* TASK ITEM *
Show each line in the listing below that contains the word "gbias".

(DATASET CONTENT begins)

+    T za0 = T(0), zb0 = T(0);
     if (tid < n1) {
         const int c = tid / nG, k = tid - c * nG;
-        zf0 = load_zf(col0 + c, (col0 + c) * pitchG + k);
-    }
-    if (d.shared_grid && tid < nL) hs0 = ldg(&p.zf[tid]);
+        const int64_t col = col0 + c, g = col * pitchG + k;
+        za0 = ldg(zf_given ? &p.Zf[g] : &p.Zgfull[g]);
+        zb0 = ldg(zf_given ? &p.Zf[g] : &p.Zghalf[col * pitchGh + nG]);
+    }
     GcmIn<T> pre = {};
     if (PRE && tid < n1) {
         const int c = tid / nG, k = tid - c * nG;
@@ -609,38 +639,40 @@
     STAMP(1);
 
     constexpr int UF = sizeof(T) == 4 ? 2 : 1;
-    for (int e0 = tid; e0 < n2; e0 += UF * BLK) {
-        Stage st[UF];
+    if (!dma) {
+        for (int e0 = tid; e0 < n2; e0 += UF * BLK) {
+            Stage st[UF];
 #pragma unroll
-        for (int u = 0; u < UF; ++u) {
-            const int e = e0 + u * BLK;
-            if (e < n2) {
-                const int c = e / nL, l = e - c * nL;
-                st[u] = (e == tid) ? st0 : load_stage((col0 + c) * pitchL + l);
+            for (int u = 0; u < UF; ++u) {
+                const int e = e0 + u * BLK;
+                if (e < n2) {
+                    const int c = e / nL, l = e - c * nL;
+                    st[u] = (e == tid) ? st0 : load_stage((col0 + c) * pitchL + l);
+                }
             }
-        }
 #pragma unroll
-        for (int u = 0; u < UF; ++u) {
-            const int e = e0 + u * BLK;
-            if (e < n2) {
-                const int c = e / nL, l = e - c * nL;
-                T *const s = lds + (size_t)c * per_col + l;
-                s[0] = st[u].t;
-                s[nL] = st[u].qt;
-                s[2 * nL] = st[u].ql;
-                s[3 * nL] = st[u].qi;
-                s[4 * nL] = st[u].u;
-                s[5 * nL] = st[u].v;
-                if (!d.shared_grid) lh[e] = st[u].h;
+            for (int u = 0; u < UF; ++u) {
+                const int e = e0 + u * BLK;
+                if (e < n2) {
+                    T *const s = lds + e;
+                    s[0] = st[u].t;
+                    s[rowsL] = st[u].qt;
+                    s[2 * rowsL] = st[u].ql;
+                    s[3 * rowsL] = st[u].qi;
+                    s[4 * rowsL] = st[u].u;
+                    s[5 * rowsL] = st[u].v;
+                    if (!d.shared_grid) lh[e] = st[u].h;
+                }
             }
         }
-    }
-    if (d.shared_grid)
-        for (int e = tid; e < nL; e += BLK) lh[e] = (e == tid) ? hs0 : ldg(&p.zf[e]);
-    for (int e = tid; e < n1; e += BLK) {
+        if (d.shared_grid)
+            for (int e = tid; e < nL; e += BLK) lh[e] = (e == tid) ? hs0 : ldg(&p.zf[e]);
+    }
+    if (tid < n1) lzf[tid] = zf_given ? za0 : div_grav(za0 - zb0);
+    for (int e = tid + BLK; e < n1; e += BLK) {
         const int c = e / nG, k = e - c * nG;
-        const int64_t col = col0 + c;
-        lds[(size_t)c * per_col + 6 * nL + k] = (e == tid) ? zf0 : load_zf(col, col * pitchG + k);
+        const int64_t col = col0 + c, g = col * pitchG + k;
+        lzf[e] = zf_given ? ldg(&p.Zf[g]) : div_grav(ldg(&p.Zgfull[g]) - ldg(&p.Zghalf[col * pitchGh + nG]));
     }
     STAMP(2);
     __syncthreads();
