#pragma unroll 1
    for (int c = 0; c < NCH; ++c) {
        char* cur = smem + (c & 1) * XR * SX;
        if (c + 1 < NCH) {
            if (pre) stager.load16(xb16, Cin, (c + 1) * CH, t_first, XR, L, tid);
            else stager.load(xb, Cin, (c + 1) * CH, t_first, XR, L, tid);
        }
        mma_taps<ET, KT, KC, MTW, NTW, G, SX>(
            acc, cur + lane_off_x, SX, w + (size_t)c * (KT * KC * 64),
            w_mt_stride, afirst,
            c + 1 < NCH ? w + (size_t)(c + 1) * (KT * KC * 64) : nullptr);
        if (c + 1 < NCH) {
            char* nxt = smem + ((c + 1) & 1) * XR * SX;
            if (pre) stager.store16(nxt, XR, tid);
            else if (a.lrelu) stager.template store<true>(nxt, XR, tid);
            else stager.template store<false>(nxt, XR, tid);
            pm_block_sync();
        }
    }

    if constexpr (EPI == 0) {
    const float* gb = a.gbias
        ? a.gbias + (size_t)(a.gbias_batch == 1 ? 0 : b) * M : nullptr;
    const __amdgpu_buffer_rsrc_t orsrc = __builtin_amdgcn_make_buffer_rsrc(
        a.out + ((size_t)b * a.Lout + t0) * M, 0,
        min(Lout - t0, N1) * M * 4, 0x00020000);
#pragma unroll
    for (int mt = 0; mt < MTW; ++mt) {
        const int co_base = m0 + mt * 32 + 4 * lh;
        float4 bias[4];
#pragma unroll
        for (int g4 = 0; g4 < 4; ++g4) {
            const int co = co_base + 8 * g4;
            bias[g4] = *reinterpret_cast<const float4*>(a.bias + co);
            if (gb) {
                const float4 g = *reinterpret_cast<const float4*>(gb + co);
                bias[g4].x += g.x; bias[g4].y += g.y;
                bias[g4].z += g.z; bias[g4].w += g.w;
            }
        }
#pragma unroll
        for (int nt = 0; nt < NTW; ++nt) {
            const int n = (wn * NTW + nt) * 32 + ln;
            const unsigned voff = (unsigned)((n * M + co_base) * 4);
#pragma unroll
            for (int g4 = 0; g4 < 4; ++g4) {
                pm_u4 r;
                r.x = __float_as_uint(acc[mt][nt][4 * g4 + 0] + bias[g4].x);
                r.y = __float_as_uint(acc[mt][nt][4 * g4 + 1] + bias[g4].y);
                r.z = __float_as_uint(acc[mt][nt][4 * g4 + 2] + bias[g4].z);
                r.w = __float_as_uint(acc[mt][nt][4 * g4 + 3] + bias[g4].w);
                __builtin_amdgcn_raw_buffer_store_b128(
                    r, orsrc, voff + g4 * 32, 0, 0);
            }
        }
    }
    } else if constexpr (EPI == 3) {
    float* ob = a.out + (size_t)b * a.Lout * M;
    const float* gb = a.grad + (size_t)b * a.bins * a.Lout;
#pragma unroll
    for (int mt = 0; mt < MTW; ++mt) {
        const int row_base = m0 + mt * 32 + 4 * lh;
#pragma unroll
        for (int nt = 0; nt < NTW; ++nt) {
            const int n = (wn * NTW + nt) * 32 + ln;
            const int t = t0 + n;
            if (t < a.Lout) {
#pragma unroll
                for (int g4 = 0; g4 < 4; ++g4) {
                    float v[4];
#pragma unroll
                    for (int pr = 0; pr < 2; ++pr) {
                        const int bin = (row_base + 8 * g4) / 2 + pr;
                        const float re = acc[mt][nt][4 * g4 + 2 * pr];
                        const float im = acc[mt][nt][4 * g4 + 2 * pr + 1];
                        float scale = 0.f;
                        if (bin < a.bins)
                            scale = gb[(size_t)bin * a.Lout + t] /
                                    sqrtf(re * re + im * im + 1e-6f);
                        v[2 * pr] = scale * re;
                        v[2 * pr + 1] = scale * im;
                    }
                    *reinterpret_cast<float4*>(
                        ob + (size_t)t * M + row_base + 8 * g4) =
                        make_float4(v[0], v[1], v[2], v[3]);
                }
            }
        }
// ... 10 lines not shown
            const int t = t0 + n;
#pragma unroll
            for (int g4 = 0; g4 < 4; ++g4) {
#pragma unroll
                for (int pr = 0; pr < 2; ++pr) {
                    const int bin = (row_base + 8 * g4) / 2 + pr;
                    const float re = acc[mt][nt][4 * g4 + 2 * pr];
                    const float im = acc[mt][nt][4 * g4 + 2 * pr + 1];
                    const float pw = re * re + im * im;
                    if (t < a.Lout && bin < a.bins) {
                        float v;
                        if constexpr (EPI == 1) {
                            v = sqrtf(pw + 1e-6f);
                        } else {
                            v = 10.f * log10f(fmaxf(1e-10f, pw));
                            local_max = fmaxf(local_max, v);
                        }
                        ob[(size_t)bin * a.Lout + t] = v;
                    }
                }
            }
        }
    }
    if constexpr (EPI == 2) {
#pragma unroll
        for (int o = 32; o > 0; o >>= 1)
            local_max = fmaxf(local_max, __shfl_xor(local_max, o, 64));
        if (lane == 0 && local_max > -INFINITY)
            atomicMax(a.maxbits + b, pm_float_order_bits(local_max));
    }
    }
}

(DATASET CONTENT ends)

* ANSWER *
    const float* gb = a.gbias
        ? a.gbias + (size_t)(a.gbias_batch == 1 ? 0 : b) * M : nullptr;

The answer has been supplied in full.